INFORMATION SHOWN:
==========

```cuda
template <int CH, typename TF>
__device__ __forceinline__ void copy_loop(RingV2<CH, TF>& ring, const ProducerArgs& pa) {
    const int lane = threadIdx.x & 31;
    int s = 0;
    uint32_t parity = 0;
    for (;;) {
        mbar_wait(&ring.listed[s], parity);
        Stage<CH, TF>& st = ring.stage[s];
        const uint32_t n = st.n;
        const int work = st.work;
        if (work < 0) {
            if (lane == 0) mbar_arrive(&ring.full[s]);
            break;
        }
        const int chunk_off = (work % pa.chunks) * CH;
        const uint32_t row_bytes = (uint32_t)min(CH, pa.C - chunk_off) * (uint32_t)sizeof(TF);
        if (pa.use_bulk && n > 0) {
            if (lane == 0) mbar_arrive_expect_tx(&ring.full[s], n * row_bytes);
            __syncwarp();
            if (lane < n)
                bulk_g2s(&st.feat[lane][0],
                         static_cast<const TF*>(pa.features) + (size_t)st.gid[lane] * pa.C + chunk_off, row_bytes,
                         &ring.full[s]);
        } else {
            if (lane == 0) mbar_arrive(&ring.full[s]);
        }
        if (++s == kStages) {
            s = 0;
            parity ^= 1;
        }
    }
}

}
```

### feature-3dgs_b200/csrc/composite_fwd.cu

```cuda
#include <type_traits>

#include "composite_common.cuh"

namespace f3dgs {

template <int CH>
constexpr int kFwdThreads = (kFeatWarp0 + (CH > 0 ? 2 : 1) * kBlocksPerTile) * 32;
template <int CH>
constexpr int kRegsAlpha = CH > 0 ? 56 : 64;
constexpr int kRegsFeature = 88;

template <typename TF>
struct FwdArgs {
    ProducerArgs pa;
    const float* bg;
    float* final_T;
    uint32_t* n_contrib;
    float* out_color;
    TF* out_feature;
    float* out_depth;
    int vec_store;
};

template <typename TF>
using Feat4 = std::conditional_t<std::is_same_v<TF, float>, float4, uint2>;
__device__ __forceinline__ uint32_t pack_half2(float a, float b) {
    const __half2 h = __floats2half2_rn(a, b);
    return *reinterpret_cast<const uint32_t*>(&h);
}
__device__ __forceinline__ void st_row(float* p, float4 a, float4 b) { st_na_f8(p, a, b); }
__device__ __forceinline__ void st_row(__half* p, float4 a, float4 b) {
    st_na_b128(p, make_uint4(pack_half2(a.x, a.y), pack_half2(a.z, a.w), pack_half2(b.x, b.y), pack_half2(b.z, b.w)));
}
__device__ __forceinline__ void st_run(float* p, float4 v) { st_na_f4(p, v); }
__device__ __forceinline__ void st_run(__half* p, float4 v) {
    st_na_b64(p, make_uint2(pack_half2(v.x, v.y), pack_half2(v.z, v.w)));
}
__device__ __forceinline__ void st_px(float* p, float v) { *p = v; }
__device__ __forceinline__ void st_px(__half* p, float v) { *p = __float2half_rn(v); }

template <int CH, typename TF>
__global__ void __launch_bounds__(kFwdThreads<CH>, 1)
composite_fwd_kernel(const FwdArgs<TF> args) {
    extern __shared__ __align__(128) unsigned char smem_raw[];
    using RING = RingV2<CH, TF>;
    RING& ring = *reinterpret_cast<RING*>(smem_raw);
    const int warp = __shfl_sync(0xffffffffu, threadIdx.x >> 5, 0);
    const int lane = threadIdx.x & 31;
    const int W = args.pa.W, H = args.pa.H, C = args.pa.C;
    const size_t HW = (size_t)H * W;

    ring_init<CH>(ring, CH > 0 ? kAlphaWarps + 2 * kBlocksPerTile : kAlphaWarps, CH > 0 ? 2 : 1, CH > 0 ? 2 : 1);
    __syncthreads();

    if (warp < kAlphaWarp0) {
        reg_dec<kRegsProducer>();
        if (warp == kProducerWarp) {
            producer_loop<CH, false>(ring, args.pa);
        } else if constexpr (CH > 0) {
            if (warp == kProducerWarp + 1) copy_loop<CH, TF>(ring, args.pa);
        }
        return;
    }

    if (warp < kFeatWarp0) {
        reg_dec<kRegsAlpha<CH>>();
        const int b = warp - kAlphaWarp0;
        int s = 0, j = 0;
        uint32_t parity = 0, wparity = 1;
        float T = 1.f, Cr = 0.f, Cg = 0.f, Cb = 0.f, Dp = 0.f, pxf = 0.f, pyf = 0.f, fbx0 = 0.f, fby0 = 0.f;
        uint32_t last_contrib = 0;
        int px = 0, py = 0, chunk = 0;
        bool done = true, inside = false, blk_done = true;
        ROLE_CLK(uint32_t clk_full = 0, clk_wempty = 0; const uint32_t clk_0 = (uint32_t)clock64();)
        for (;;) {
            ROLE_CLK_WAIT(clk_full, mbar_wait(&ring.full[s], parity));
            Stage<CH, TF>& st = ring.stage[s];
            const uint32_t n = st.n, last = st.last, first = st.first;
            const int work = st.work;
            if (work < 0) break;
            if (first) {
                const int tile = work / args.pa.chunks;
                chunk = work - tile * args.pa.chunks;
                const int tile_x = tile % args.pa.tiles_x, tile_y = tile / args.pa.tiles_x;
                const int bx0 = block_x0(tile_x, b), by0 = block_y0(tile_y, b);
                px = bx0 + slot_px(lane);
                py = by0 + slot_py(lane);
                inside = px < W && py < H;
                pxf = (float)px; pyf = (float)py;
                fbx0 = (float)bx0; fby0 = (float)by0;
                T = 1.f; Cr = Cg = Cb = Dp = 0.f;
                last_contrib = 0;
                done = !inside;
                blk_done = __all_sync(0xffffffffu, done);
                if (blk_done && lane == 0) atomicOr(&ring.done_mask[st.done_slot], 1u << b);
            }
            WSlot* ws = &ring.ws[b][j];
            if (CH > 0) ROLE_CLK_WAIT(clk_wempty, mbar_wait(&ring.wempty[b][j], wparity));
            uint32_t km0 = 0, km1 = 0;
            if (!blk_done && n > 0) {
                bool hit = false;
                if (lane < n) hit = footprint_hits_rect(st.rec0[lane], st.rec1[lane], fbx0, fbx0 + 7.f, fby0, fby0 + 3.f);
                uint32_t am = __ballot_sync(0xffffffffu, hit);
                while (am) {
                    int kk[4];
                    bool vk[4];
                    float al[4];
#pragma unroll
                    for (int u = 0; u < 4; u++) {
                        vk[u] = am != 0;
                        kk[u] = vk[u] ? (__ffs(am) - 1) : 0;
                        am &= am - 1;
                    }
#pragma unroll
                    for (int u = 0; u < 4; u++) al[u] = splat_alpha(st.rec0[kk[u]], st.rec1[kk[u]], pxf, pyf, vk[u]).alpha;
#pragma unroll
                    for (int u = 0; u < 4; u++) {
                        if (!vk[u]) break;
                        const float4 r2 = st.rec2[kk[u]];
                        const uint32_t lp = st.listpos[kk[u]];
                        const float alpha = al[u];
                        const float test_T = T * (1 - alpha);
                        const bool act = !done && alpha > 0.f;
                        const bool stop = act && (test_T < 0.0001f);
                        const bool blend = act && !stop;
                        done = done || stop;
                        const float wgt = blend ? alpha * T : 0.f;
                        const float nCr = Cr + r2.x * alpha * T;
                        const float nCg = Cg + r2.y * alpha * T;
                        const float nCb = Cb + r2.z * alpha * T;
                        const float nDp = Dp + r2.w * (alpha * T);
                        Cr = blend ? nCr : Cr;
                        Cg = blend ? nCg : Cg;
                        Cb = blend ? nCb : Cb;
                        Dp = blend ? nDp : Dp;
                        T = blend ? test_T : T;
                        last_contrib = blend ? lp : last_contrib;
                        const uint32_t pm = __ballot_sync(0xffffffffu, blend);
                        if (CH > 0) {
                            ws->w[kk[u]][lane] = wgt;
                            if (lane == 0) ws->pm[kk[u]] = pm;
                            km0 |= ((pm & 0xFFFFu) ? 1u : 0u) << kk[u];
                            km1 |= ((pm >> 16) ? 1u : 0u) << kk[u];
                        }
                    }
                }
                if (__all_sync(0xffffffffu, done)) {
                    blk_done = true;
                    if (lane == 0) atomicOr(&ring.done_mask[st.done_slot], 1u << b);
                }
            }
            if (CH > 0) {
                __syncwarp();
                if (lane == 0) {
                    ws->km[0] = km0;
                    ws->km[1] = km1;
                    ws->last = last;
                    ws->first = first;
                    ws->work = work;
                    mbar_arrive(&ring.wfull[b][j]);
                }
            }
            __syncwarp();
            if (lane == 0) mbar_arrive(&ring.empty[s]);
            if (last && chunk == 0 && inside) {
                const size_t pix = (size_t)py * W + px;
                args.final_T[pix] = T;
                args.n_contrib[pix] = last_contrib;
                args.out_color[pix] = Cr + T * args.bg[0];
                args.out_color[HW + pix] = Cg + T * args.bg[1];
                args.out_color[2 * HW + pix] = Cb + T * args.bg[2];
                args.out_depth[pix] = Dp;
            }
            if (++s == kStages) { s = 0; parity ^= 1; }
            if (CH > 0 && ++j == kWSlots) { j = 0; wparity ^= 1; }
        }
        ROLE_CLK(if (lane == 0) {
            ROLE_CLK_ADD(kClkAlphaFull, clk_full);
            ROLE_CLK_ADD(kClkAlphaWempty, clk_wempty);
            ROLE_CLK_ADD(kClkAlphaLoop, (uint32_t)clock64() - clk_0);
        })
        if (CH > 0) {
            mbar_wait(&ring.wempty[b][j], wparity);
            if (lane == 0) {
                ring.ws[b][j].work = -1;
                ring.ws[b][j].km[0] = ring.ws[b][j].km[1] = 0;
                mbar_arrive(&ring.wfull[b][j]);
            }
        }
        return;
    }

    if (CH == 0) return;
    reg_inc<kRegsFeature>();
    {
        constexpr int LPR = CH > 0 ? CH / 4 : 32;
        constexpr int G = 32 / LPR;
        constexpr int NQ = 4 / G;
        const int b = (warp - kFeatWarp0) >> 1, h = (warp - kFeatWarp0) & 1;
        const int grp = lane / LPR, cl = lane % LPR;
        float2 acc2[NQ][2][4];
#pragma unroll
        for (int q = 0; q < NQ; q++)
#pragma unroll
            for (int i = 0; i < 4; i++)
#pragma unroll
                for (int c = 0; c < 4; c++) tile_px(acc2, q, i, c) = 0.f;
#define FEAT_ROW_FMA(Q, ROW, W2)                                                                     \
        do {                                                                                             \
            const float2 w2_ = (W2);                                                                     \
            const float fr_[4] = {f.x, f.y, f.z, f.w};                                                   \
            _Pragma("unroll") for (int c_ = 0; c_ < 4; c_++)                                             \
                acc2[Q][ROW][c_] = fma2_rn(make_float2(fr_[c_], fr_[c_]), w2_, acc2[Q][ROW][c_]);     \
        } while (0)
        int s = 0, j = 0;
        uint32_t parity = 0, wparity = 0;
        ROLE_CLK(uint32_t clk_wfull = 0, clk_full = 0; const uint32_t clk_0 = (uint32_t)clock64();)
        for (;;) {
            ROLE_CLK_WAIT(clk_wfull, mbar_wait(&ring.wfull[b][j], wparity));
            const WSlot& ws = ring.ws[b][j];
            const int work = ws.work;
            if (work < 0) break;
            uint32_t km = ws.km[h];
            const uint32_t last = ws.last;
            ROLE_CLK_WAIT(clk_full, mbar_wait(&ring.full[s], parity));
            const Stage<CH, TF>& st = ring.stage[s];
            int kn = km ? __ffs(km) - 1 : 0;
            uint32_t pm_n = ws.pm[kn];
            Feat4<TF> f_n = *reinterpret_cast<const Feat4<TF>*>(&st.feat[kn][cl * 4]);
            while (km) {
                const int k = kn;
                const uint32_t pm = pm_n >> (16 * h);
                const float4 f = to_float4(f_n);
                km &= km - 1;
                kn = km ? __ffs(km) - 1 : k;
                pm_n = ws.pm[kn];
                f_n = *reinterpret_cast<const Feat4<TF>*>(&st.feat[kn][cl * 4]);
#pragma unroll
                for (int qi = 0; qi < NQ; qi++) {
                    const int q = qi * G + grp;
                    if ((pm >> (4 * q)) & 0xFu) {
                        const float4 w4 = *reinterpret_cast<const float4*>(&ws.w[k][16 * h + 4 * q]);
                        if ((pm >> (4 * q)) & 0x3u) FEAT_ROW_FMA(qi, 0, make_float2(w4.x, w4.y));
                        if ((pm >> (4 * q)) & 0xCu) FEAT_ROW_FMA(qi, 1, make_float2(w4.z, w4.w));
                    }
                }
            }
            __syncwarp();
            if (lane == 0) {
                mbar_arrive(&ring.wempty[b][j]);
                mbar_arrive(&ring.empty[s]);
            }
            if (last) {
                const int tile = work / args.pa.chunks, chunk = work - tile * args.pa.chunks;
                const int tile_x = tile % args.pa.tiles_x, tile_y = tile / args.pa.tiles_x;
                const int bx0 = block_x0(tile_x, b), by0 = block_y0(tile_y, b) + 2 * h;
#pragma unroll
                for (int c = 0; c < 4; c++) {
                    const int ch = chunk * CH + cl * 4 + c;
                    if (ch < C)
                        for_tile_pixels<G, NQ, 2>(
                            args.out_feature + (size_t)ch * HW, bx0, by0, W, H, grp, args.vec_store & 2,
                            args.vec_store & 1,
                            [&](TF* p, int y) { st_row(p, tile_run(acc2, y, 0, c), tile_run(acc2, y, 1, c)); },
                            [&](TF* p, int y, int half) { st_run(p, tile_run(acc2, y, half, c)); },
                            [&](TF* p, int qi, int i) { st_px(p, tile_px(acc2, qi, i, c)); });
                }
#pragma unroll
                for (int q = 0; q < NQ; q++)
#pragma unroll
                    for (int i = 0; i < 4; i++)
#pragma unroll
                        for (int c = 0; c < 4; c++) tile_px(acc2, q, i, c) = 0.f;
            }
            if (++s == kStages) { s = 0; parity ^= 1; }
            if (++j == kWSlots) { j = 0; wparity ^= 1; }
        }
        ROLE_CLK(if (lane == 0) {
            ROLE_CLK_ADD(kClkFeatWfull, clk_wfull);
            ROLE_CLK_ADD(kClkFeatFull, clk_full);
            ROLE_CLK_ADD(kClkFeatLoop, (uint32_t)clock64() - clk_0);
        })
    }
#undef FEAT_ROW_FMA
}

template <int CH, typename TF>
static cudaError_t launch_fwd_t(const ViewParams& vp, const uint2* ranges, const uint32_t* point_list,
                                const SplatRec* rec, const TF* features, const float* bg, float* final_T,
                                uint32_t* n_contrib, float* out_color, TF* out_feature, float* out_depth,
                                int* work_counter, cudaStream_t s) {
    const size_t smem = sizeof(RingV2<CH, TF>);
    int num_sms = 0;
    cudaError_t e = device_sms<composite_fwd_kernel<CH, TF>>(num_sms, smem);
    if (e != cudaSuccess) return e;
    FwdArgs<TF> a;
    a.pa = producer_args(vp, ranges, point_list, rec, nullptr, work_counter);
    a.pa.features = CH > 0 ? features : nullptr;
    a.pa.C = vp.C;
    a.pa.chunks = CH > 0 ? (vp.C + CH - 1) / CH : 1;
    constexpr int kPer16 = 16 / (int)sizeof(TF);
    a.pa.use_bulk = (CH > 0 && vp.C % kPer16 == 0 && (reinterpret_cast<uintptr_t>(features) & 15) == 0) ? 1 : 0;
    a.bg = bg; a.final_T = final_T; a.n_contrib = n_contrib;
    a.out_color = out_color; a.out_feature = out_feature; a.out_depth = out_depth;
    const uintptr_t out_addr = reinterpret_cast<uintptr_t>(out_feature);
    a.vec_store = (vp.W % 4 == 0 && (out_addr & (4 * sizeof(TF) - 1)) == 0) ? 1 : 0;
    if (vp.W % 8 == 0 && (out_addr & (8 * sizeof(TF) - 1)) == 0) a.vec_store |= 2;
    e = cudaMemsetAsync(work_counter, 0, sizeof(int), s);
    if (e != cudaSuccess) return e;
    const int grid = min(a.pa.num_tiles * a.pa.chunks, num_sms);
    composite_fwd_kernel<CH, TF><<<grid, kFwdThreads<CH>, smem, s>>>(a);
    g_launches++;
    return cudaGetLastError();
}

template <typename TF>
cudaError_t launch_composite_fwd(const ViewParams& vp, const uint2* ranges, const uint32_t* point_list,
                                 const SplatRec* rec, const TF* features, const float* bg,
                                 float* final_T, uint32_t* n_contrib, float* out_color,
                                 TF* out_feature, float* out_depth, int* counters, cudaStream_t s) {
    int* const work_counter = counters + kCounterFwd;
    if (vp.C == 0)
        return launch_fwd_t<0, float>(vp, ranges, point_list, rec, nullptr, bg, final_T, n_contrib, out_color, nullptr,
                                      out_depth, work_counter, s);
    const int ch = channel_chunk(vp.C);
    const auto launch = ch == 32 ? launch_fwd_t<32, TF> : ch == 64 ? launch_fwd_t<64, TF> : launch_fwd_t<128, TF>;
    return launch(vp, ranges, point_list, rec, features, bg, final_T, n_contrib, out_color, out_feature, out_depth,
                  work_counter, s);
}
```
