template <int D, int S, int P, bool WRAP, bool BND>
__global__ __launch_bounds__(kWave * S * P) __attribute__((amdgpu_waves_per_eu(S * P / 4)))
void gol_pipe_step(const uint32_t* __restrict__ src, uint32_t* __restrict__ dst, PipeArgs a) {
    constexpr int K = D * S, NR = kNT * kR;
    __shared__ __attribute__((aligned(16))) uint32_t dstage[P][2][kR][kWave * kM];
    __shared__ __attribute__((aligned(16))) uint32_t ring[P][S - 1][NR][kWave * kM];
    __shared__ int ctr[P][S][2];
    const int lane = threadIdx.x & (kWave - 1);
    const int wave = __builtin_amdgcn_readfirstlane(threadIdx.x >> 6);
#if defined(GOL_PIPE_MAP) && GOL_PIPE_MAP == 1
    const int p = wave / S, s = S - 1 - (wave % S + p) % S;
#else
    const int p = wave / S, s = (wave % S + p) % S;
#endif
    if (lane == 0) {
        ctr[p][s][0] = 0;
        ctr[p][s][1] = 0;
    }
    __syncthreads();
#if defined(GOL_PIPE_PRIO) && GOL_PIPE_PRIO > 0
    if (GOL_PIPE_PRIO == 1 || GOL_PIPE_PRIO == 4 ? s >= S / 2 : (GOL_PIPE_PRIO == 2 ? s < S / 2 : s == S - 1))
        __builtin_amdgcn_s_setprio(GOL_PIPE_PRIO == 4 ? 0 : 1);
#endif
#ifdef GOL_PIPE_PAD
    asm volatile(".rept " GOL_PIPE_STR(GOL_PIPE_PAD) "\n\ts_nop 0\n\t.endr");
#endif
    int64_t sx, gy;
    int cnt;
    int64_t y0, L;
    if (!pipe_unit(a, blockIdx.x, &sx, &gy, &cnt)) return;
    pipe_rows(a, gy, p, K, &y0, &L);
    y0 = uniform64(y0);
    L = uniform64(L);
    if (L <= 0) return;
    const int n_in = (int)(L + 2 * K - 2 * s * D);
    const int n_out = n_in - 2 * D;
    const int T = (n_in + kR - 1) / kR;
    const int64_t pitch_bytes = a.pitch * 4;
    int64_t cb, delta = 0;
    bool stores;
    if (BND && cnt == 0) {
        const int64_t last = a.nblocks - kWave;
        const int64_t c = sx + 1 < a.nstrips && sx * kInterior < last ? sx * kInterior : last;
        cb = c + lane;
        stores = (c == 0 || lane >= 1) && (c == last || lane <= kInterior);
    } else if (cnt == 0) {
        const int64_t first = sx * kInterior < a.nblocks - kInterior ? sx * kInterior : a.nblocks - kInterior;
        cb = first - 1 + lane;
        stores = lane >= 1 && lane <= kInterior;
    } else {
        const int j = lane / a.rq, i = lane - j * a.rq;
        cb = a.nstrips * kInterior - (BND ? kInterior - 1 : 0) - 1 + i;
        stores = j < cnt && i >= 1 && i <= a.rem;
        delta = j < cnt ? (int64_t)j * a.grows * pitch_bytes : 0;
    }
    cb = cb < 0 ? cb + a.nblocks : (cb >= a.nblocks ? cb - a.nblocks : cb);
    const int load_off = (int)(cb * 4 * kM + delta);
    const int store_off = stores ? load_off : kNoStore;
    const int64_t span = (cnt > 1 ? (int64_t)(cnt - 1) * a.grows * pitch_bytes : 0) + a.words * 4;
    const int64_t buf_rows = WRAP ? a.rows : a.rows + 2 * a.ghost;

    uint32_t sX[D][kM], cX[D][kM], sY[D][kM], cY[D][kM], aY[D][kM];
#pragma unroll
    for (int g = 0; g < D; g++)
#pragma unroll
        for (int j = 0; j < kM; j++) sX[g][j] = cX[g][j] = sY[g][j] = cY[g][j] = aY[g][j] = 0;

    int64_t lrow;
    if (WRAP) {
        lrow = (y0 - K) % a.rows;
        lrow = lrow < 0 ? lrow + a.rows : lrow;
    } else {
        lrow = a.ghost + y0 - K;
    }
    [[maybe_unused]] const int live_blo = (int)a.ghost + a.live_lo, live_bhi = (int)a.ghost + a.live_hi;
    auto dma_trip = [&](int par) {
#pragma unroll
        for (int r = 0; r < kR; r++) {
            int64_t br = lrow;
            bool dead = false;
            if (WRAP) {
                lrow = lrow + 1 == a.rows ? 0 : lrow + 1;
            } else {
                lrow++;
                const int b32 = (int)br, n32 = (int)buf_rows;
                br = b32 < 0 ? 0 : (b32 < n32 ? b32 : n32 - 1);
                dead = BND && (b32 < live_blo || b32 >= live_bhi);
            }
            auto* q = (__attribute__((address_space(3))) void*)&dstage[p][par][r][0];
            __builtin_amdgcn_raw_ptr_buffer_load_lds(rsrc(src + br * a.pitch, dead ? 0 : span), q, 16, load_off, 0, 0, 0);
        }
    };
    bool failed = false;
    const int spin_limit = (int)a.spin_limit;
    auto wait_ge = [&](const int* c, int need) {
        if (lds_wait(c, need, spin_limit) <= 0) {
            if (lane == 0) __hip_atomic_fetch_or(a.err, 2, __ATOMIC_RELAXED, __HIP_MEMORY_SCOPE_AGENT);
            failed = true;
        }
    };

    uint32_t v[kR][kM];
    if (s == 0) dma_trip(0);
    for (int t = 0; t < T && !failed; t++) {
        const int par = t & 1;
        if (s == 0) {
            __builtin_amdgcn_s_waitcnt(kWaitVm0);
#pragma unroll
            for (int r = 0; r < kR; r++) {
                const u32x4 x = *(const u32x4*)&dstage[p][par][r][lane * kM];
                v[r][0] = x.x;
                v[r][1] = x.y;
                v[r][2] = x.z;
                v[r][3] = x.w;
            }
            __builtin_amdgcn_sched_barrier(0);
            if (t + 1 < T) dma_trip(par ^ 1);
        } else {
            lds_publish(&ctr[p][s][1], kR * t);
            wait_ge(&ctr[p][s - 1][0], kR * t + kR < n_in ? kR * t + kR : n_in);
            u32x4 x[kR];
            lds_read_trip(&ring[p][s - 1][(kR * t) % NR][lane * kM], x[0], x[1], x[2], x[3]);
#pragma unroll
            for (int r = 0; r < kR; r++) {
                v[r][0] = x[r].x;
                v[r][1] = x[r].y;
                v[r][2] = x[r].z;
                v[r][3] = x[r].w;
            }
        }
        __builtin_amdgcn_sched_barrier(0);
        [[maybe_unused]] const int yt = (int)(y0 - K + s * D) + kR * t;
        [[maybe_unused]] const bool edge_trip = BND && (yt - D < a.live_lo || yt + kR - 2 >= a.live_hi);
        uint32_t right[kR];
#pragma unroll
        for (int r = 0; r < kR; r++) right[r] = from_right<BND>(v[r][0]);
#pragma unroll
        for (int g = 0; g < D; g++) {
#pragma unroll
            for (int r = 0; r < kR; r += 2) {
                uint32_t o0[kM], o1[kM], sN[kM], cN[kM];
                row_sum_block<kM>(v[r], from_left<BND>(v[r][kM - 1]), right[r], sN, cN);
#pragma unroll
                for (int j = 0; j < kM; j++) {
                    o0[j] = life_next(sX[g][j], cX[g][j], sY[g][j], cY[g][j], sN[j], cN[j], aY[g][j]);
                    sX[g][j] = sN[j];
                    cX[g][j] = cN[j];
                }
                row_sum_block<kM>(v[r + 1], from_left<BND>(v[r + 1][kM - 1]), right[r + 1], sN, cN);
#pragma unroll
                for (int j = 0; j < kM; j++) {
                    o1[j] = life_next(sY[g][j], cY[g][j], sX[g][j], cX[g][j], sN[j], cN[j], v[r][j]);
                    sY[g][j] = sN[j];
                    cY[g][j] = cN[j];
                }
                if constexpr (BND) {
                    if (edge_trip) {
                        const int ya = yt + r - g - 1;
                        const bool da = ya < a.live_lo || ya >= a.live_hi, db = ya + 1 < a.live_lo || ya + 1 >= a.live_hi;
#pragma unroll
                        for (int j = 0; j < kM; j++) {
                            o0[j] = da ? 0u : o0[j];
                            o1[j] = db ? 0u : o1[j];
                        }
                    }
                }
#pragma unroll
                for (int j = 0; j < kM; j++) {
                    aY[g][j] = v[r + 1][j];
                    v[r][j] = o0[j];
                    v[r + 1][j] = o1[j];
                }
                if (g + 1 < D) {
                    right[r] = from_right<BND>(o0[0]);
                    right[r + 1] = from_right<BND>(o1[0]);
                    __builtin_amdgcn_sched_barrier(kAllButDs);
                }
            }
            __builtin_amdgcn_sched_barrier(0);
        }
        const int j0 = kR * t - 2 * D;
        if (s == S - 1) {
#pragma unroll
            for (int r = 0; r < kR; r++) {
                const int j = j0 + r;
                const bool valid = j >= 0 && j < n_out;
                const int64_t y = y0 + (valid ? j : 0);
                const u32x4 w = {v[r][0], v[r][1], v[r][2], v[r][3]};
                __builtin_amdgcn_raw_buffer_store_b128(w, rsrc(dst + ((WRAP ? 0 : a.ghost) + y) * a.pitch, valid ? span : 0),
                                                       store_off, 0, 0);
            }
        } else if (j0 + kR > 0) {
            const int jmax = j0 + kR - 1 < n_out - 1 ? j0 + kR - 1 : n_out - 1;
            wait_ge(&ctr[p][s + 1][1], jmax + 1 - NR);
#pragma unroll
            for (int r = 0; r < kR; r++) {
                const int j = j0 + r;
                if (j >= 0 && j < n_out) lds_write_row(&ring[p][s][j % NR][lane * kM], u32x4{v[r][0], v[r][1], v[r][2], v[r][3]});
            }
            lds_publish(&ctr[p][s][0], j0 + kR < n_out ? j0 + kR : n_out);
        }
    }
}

==========

INSTRUCTIONS FOR THE TASK:
Look through the records for the string "constexpr". Copy every line that has it.

ANSWER FOR THE TASK:
constexpr int kFwdThreads = (kFeatWarp0 + (CH > 0 ? 2 : 1) * kBlocksPerTile) * 32;
constexpr int kRegsAlpha = CH > 0 ? 56 : 64;
constexpr int kRegsFeature = 88;
        } else if constexpr (CH > 0) {
        constexpr int LPR = CH > 0 ? CH / 4 : 32;
        constexpr int G = 32 / LPR;
        constexpr int NQ = 4 / G;
    constexpr int kPer16 = 16 / (int)sizeof(TF);
    constexpr int K = D * S, NR = kNT * kR;
                if constexpr (BND) {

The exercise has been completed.